Exercise details:
Please copy each line in the records below that contains the string "total".

★ ★ ★ ★ ★ ★ ★

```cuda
template <bool X3>
__global__ void __launch_bounds__(256) stage_weights_kernel(const float* __restrict__ w, float* __restrict__ out, int T,
                                                            int Co, int Ci, int flip, int transposed) {
    const long long total = static_cast<long long>(T) * Co * Ci;
    for (long long e = static_cast<long long>(blockIdx.x) * blockDim.x + threadIdx.x; e < total;
         e += static_cast<long long>(gridDim.x) * blockDim.x) {
        const int i = static_cast<int>(e % Ci);
        const int o = static_cast<int>((e / Ci) % Co);
        const int t = static_cast<int>(e / (static_cast<long long>(Ci) * Co));
        const int tt = flip ? T - 1 - t : t;
        const float v = transposed ? w[(static_cast<long long>(tt) * Ci + i) * Co + o]
                                   : w[(static_cast<long long>(tt) * Co + o) * Ci + i];
        if (X3) {
            __nv_bfloat16* planes = reinterpret_cast<__nv_bfloat16*>(out);
            const __nv_bfloat16 h = __float2bfloat16_rn(v);
            planes[e] = h;
            planes[total + e] = __float2bfloat16_rn(v - __bfloat162float(h));
        } else {
            out[e] = round_tf32(v);
        }
    }
}

__global__ void __launch_bounds__(256) splitk_reduce_kernel(const float* __restrict__ part, float* __restrict__ y, long long n4,
                                                            int ksplit, long long stride, ConvEpilogue epi, int Co) {
    for (long long i = static_cast<long long>(blockIdx.x) * blockDim.x + threadIdx.x; i < n4;
         i += static_cast<long long>(gridDim.x) * blockDim.x) {
        float4 a = __ldcs(reinterpret_cast<const float4*>(part) + i);
        for (int s = 1; s < ksplit; ++s) {
            const float4 b = __ldcs(reinterpret_cast<const float4*>(part + s * stride) + i);
// ... 45 lines not shown
    bn = lbn;
}

template <bool X3>
__global__ void __launch_bounds__(256) t2_corner_kernel(const void* __restrict__ xpix_v, const void* __restrict__ w22_v,
                                                        float* __restrict__ y, int B, long long x_batch_stride, int Ci, int Co,
                                                        int Ho, int Wo, ConvEpilogue epi, long long x_plane, long long w_plane) {
    const long long warp = (static_cast<long long>(blockIdx.x) * blockDim.x + threadIdx.x) >> 5;
    const int lane = threadIdx.x & 31;
    if (warp >= static_cast<long long>(B) * Co) return;
    const int b = static_cast<int>(warp / Co), o = static_cast<int>(warp % Co);
    float a = 0.f;
    if (X3) {
        const __nv_bfloat16* xv = static_cast<const __nv_bfloat16*>(xpix_v) + b * x_batch_stride;
        const __nv_bfloat16* wv = static_cast<const __nv_bfloat16*>(w22_v) + static_cast<long long>(o) * Ci;
        for (int i = lane; i < Ci; i += 32)
            a = fmaf(__bfloat162float(xv[i]) + __bfloat162float(xv[x_plane + i]),
                     __bfloat162float(wv[i]) + __bfloat162float(wv[w_plane + i]), a);
    } else {
        const float* xv = static_cast<const float*>(xpix_v) + b * x_batch_stride;
        const float* wv = static_cast<const float*>(w22_v) + static_cast<long long>(o) * Ci;
        for (int i = lane; i < Ci; i += 32) a = fmaf(xv[i], wv[i], a);
    }
    a = warp_sum(a);
    if (lane == 0) y[((static_cast<long long>(b) * Ho + (Ho - 1)) * Wo + (Wo - 1)) * Co + o] = apply_epilogue(epi, a, o);
}

void site_grid(int Hi, int Wi, int Ho, int Wo, int mode, int& Hs, int& Ws) {
    if (mode == 2) { Hs = Hi; Ws = Wi; } else { Hs = Ho; Ws = Wo; }
}

template <int BM, int BN, bool X3>
int launch(const CUtensorMap& ma, const CUtensorMap& ma2, const CUtensorMap& mb, const CUtensorMap& mb2, float* y,
           const TcParams& p, int mtiles, cudaStream_t st) {
    using L = TileCfg<BM, BN>;
    static bool attr_set = false;
    if (!attr_set) {
        cudaError_t e = cudaFuncSetAttribute(conv_tc_kernel<BM, BN, X3>, cudaFuncAttributeMaxDynamicSharedMemorySize, L::kDynamic);
        if (e != cudaSuccess) return fail(GIFB200_E_CUDA, "cudaFuncSetAttribute(conv_tc_kernel)", cudaGetErrorString(e));
        attr_set = true;
    }
    const long long total = static_cast<long long>(mtiles) * (p.Co / BN) * p.nphase * p.ksplit;
    if (total > 2147483647LL) return fail(GIFB200_E_SHAPE, "conv2d_tc: too many tiles");
    constexpr int kMaxGrid = L::kMinBlocks * kNumSMs;
    const int grid = total < kMaxGrid ? static_cast<int>(total) : kMaxGrid;
    conv_tc_kernel<BM, BN, X3><<<grid, L::kThreads, L::kDynamic, st>>>(ma, ma2, mb, mb2, y, p, mtiles, static_cast<int>(total));
    GIFB200_LAUNCH_CHECK("conv_tc_kernel");
    return GIFB200_OK;
}

template <bool X3>
int launch_tile(int bm, int bn, const CUtensorMap& ma, const CUtensorMap& ma2, const CUtensorMap& mb, const CUtensorMap& mb2,
                float* y, const TcParams& p, int mtiles, cudaStream_t st) {
    if (bm == 256) return launch<256, 128, X3>(ma, ma2, mb, mb2, y, p, mtiles, st);
    if (bn == 256) return launch<128, 256, X3>(ma, ma2, mb, mb2, y, p, mtiles, st);
    if (bn == 128) return launch<128, 128, X3>(ma, ma2, mb, mb2, y, p, mtiles, st);
    if (bn == 64) return launch<128, 64, X3>(ma, ma2, mb, mb2, y, p, mtiles, st);
    return launch<128, 32, X3>(ma, ma2, mb, mb2, y, p, mtiles, st);
}

int launch_any(int bm, int bn, bool x3, const CUtensorMap& ma, const CUtensorMap& ma2, const CUtensorMap& mb,
               const CUtensorMap& mb2, float* y, const TcParams& p, int mtiles, cudaStream_t st) {
    return x3 ? launch_tile<true>(bm, bn, ma, ma2, mb, mb2, y, p, mtiles, st)
              : launch_tile<false>(bm, bn, ma, ma2, mb, mb2, y, p, mtiles, st);
}

}

bool conv2d_tc_supported(int B, int Hi, int Wi, int Ci, int Ho, int Wo, int Co, int k, int mode) {
    if (B <= 0 || Ci % 32 != 0 || pick_block_n(Co) == 0) return false;
    if (!(k == 3 || (k == 1 && mode == 0))) return false;
    if (mode == 0 && !(Ho == Hi && Wo == Wi)) return false;
    if (mode == 1 && !(Hi == 2 * Ho + 1 && Wi == 2 * Wo + 1)) return false;
    if (mode == 2 && !(Ho == 2 * Hi + 1 && Wo == 2 * Wi + 1)) return false;
    int Hs, Ws;
    site_grid(Hi, Wi, Ho, Wo, mode, Hs, Ws);
    if (!pow2(Hs) || !pow2(Ws) || Ws < 4 || Hs < 4 || Ws > 4096 || Hs > 4096) return false;
    return true;
}

static size_t staged_weight_bytes(int Ci, int Co, int k) {
    return (static_cast<size_t>(k) * k * Co * Ci * sizeof(float) + 256 + 255) / 256 * 256;
}

static int ksplit_of(int B, int Hi, int Wi, int Ci, int Ho, int Wo, int Co, int k, int mode) {
    int Hs, Ws, wt, ht, nt;
    long long mtiles;
    site_grid(Hi, Wi, Ho, Wo, mode, Hs, Ws);
    tile_geometry(B, Hs, Ws, 128, wt, ht, nt, mtiles);
    const int bn = pick_block_n(Co);
    if (bn == 0) return 1;
    return pick_ksplit(mtiles * (Co / bn), k * k * (Ci / kBlockK), mode);
}

size_t conv2d_tc_workspace_bytes(int B, int Hi, int Wi, int Ci, int Ho, int Wo, int Co, int k, int mode, int) {
    size_t bytes = staged_weight_bytes(Ci, Co, k);
    if (conv2d_tc_supported(B, Hi, Wi, Ci, Ho, Wo, Co, k, mode)) {
        const int ks = ksplit_of(B, Hi, Wi, Ci, Ho, Wo, Co, k, mode);
        if (ks > 1) bytes += static_cast<size_t>(ks) * B * Ho * Wo * Co * sizeof(float) + 256;
    }
    return bytes;
}

int conv2d_tc(const float* x, const float* w, float* y, int B, int Hi, int Wi, int Ci, int Ho, int Wo, int Co, int k,
              int mode, int flip, int transposed, const ConvEpilogue& epi, void* ws, size_t ws_bytes, cudaStream_t st,
              bool x3, bool prestaged) {
    GIFB200_REQUIRE(conv2d_tc_supported(B, Hi, Wi, Ci, Ho, Wo, Co, k, mode), GIFB200_E_SHAPE, "conv2d_tc: unsupported shape");
    GIFB200_REQUIRE(ws && ws_bytes >= conv2d_tc_workspace_bytes(B, Hi, Wi, Ci, Ho, Wo, Co, k, mode, transposed),
                    GIFB200_E_WORKSPACE, "conv2d_tc: workspace too small (see gifb200_conv2d_workspace_bytes)");
    GIFB200_REQUIRE(aligned16(x) && aligned16(y), GIFB200_E_ALIGN, "conv2d_tc: x / y must be 16-byte aligned");
    const int T = k * k;
    float* wst = reinterpret_cast<float*>((reinterpret_cast<uintptr_t>(ws) + 255) & ~static_cast<uintptr_t>(255));
    if (!prestaged) {
        const long long total = static_cast<long long>(T) * Co * Ci;
        int blocks = cdiv(total, 256 * 4);
        if (blocks > kNumSMs * 4) blocks = kNumSMs * 4;
        if (x3) stage_weights_kernel<true><<<blocks, 256, 0, st>>>(w, wst, T, Co, Ci, flip, transposed);
        else stage_weights_kernel<false><<<blocks, 256, 0, st>>>(w, wst, T, Co, Ci, flip, transposed);
        GIFB200_LAUNCH_CHECK("stage_weights_kernel");
    }
    const cuuint64_t es = x3 ? 2 : 4;
    const CUtensorMapSwizzle swz = x3 ? CU_TENSOR_MAP_SWIZZLE_64B : CU_TENSOR_MAP_SWIZZLE_128B;
    const CUtensorMapDataType dt = x3 ? CU_TENSOR_MAP_DATA_TYPE_BFLOAT16 : CU_TENSOR_MAP_DATA_TYPE_FLOAT32;
    const long long x_plane = static_cast<long long>(B) * Hi * Wi * Ci;
    const long long w_plane = static_cast<long long>(T) * Co * Ci;
// ... 46 lines not shown
    if (mode != 1) {
        const cuuint64_t dims[4] = {static_cast<cuuint64_t>(Ci), static_cast<cuuint64_t>(Wi), static_cast<cuuint64_t>(Hi), static_cast<cuuint64_t>(B)};
        const cuuint64_t strides[3] = {static_cast<cuuint64_t>(Ci) * es, static_cast<cuuint64_t>(Wi) * Ci * es,
                                       static_cast<cuuint64_t>(Hi) * Wi * Ci * es};
        const cuuint32_t box[4] = {kBlockK, static_cast<cuuint32_t>(p.wt), static_cast<cuuint32_t>(p.ht), static_cast<cuuint32_t>(p.nt)};
        rc = encode_map(&ma, xb, 4, dims, strides, box, swz, dt);
        if (rc == GIFB200_OK && x3) rc = encode_map(&ma2, xb + x_plane * es, 4, dims, strides, box, swz, dt);
    } else {
        const cuuint64_t dims[5] = {static_cast<cuuint64_t>(Ci), 2, static_cast<cuuint64_t>((Wi + 1) / 2), static_cast<cuuint64_t>(Hi), static_cast<cuuint64_t>(B)};
        const cuuint64_t strides[4] = {static_cast<cuuint64_t>(Ci) * es, static_cast<cuuint64_t>(Ci) * 2 * es,
                                       static_cast<cuuint64_t>(Wi) * Ci * es, static_cast<cuuint64_t>(Hi) * Wi * Ci * es};
        static const bool per_row = [] { const char* e = getenv("GIFB200_CONV_S2_ROWS"); return e && atoi(e) != 0; }();
        const bool onebox = !per_row && p.ht * p.nt > 1;
        if (onebox) p.s2 = 2;
        const cuuint32_t box[5] = {kBlockK, 1, static_cast<cuuint32_t>(p.wt), static_cast<cuuint32_t>(onebox ? 2 * p.ht : 1),
                                   static_cast<cuuint32_t>(onebox ? p.nt : 1)};
        const cuuint32_t estr[5] = {1, 1, 1, static_cast<cuuint32_t>(onebox ? 2 : 1), 1};
        rc = encode_map(&ma, xb, 5, dims, strides, box, swz, dt, estr);
        if (rc == GIFB200_OK && x3) rc = encode_map(&ma2, xb + x_plane * es, 5, dims, strides, box, swz, dt, estr);
    }
    if (rc != GIFB200_OK) return rc;
    auto encode_b = [&](int box_n, CUtensorMap& m, CUtensorMap& m2) {
        const cuuint64_t dims[3] = {static_cast<cuuint64_t>(Ci), static_cast<cuuint64_t>(Co), static_cast<cuuint64_t>(T)};
        const cuuint64_t strides[2] = {static_cast<cuuint64_t>(Ci) * es, static_cast<cuuint64_t>(Co) * Ci * es};
        const cuuint32_t box[3] = {kBlockK, static_cast<cuuint32_t>(box_n), 1};
        int r = encode_map(&m, wb, 3, dims, strides, box, swz, dt);
        if (r == GIFB200_OK && x3) r = encode_map(&m2, wb + w_plane * es, 3, dims, strides, box, swz, dt);
        if (!x3) m2 = m;
        return r;
    };
    rc = encode_b(bn, mb, mb2);
    if (rc != GIFB200_OK) return rc;
    if (!x3) ma2 = ma;
    rc = launch_any(bm, bn, x3, ma, ma2, mb, mb2, y, p, static_cast<int>(mtiles), st);
    if (rc == GIFB200_OK && p.ksplit > 1) {
        const long long n4 = p.part_stride / 4;
        int blocks = cdiv(n4, 256);
        if (blocks > kNumSMs * 8) blocks = kNumSMs * 8;
        splitk_reduce_kernel<<<blocks, 256, 0, st>>>(p.part, y, n4, p.ksplit, p.part_stride, epi, Co);
        GIFB200_LAUNCH_CHECK("splitk_reduce_kernel");
    }
    if (mode != 2 || rc != GIFB200_OK) return rc;
    const int bn_e = pick_block_n(Co);
    CUtensorMap mbe = mb, mbe2 = mb2;
    if (bn_e != bn) rc = encode_b(bn_e, mbe, mbe2);
    for (int edge = 0; edge < 2 && rc == GIFB200_OK; ++edge) {
        const bool row = edge == 0;
        TcParams q;
        memset(&q, 0, sizeof(q));
        q.B = B; q.Ci = Ci; q.Co = Co; q.Ho = Ho; q.Wo = Wo; q.epi = epi;
        q.Hs = row ? 1 : Hi; q.Ws = row ? Wi : 1;
        q.wt = q.Ws < 128 ? q.Ws : 128;
        q.ht = (128 / q.wt) < q.Hs ? (128 / q.wt) : q.Hs;
        q.nt = 128 / (q.wt * q.ht);
        q.tiles_x = q.Ws / q.wt; q.tiles_y = q.Hs / q.ht;
        const long long mt_e = static_cast<long long>(q.tiles_x) * q.tiles_y * ((B + q.nt - 1) / q.nt);
        q.s2 = 0; q.in_sy = 1; q.nphase = 2; q.oys = q.oxs = 2; q.ksplit = 1;
        for (int ph = 0; ph < 2; ++ph) {
            q.phase_oy0[ph] = row ? 2 * Hi : ph;
            q.phase_ox0[ph] = row ? ph : 2 * Wi;
            int n = 0;
            for (int kk = ph; kk < 3; kk += 2) {
                q.tap_w[ph][n] = row ? (2 * 3 + kk) : (kk * 3 + 2);
                q.tap_dy[ph][n] = row ? 0 : (ph - kk) / 2;
                q.tap_dx[ph][n] = row ? (ph - kk) / 2 : 0;
                ++n;
            }
            q.phase_ntaps[ph] = n;
        }
        CUtensorMap me, me2;
        const char* base = xb + (row ? static_cast<long long>(Hi - 1) * Wi * Ci : static_cast<long long>(Wi - 1) * Ci) * es;
        const cuuint64_t dims[4] = {static_cast<cuuint64_t>(Ci), static_cast<cuuint64_t>(row ? Wi : 1),
                                    static_cast<cuuint64_t>(row ? 1 : Hi), static_cast<cuuint64_t>(B)};
        const cuuint64_t strides[3] = {static_cast<cuuint64_t>(Ci) * es, static_cast<cuuint64_t>(Wi) * Ci * es,
                                       static_cast<cuuint64_t>(Hi) * Wi * Ci * es};
        const cuuint32_t box[4] = {kBlockK, static_cast<cuuint32_t>(q.wt), static_cast<cuuint32_t>(q.ht), static_cast<cuuint32_t>(q.nt)};
        rc = encode_map(&me, base, 4, dims, strides, box, swz, dt);
        if (rc == GIFB200_OK && x3) rc = encode_map(&me2, base + x_plane * es, 4, dims, strides, box, swz, dt);
        if (rc != GIFB200_OK) return rc;
        if (!x3) me2 = me;
        rc = launch_any(128, bn_e, x3, me, me2, mbe, mbe2, y, q, static_cast<int>(mt_e), st);
    }
    if (rc != GIFB200_OK) return rc;
    {
        const char* xpix = xb + (static_cast<long long>(Hi - 1) * Wi + (Wi - 1)) * Ci * es;
        const char* w22 = wb + static_cast<long long>(8) * Co * Ci * es;
        const int blocks = cdiv(static_cast<long long>(B) * Co * 32, 256);
        if (x3)
            t2_corner_kernel<true><<<blocks, 256, 0, st>>>(xpix, w22, y, B, static_cast<long long>(Hi) * Wi * Ci, Ci, Co, Ho, Wo,
                                                           epi, x_plane, w_plane);
        else
            t2_corner_kernel<false><<<blocks, 256, 0, st>>>(xpix, w22, y, B, static_cast<long long>(Hi) * Wi * Ci, Ci, Co, Ho, Wo,
                                                            epi, 0, 0);
    }
    GIFB200_LAUNCH_CHECK("t2_corner_kernel");
    return rc;
}

}
```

★ ★ ★ ★ ★ ★ ★

Expected output:
    const long long total = static_cast<long long>(T) * Co * Ci;
    for (long long e = static_cast<long long>(blockIdx.x) * blockDim.x + threadIdx.x; e < total;
            planes[total + e] = __float2bfloat16_rn(v - __bfloat162float(h));
    const long long total = static_cast<long long>(mtiles) * (p.Co / BN) * p.nphase * p.ksplit;
    if (total > 2147483647LL) return fail(GIFB200_E_SHAPE, "conv2d_tc: too many tiles");
    const int grid = total < kMaxGrid ? static_cast<int>(total) : kMaxGrid;
    conv_tc_kernel<BM, BN, X3><<<grid, L::kThreads, L::kDynamic, st>>>(ma, ma2, mb, mb2, y, p, mtiles, static_cast<int>(total));
        const long long total = static_cast<long long>(T) * Co * Ci;
        int blocks = cdiv(total, 256 * 4);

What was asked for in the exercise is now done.